§ TRY IT: Scan the entries and tally the lines that include the string "hipGetErrorString". Reply with the figure alone.

§ SUPPLIED RECORDS:
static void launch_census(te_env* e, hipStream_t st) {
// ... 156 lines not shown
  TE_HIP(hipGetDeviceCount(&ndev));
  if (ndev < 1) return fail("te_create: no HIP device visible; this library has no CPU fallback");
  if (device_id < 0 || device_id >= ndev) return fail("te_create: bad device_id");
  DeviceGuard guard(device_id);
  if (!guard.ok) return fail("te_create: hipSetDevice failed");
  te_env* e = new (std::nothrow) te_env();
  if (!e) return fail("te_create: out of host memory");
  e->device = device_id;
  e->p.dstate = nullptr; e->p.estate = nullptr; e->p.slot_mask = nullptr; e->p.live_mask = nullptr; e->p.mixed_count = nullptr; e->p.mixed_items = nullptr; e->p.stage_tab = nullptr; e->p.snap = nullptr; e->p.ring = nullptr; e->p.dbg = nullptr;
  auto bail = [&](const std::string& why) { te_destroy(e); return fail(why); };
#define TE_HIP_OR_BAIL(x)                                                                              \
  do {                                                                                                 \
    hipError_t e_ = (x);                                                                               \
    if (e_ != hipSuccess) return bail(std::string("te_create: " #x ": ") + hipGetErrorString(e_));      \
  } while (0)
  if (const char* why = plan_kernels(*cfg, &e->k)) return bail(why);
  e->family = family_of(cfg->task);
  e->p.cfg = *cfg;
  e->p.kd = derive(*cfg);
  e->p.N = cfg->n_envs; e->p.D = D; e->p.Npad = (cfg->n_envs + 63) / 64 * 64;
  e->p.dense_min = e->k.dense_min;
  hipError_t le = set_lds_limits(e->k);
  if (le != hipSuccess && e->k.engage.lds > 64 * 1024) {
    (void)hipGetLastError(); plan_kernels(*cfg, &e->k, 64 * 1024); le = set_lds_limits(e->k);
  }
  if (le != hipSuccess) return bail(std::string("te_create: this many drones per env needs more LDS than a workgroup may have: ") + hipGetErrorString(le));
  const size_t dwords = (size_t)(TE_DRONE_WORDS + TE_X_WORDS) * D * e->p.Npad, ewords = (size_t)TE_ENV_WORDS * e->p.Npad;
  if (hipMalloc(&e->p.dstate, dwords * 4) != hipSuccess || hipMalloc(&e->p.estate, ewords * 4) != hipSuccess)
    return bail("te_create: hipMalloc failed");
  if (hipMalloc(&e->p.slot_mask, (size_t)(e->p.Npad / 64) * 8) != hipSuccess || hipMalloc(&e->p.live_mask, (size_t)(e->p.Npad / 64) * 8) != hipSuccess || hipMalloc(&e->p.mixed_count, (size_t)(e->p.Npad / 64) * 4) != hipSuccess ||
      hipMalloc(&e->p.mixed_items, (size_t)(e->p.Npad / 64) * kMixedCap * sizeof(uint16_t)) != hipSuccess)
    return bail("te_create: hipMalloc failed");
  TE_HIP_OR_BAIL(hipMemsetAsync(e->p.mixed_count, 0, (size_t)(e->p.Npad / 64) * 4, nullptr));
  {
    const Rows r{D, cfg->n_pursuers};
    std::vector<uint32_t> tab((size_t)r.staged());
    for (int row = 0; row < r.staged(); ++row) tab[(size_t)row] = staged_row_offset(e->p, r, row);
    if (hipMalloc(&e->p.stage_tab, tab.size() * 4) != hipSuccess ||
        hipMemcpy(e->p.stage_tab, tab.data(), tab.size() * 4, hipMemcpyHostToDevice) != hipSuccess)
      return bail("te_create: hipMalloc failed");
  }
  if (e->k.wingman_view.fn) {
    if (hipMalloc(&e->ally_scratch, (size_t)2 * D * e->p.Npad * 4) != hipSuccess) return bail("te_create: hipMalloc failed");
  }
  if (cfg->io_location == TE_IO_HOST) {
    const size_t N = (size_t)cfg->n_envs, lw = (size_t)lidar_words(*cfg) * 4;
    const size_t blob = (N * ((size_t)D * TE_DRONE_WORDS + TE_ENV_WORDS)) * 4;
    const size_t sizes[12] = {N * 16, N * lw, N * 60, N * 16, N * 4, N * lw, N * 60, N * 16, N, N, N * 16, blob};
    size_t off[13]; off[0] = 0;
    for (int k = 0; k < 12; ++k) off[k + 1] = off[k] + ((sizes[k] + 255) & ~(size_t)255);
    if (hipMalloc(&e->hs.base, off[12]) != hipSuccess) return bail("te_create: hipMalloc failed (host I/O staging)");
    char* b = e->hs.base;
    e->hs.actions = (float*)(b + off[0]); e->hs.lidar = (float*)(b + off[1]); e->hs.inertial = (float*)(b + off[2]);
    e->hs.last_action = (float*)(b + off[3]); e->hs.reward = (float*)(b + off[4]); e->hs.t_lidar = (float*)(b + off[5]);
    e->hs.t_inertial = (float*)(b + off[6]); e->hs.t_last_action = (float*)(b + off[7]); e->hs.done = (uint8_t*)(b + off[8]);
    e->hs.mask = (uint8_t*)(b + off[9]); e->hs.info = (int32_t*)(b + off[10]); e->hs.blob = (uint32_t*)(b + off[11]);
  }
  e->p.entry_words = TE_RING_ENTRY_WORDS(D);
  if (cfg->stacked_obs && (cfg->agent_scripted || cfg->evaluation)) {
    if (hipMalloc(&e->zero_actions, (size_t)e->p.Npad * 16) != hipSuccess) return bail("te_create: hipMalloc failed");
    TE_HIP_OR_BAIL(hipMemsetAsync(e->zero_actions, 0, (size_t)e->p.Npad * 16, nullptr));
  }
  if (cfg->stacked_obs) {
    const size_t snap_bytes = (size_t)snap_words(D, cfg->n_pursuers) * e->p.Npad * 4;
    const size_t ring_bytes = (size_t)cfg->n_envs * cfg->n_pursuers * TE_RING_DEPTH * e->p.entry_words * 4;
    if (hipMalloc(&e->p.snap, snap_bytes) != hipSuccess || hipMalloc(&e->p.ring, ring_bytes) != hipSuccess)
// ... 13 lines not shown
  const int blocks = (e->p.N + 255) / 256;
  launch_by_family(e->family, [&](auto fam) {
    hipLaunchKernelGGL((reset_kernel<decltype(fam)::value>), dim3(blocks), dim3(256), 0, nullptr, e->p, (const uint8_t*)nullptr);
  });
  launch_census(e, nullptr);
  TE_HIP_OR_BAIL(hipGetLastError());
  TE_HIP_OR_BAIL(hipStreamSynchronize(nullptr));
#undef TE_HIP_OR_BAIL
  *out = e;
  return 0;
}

§ EXPECTED ANSWER: 2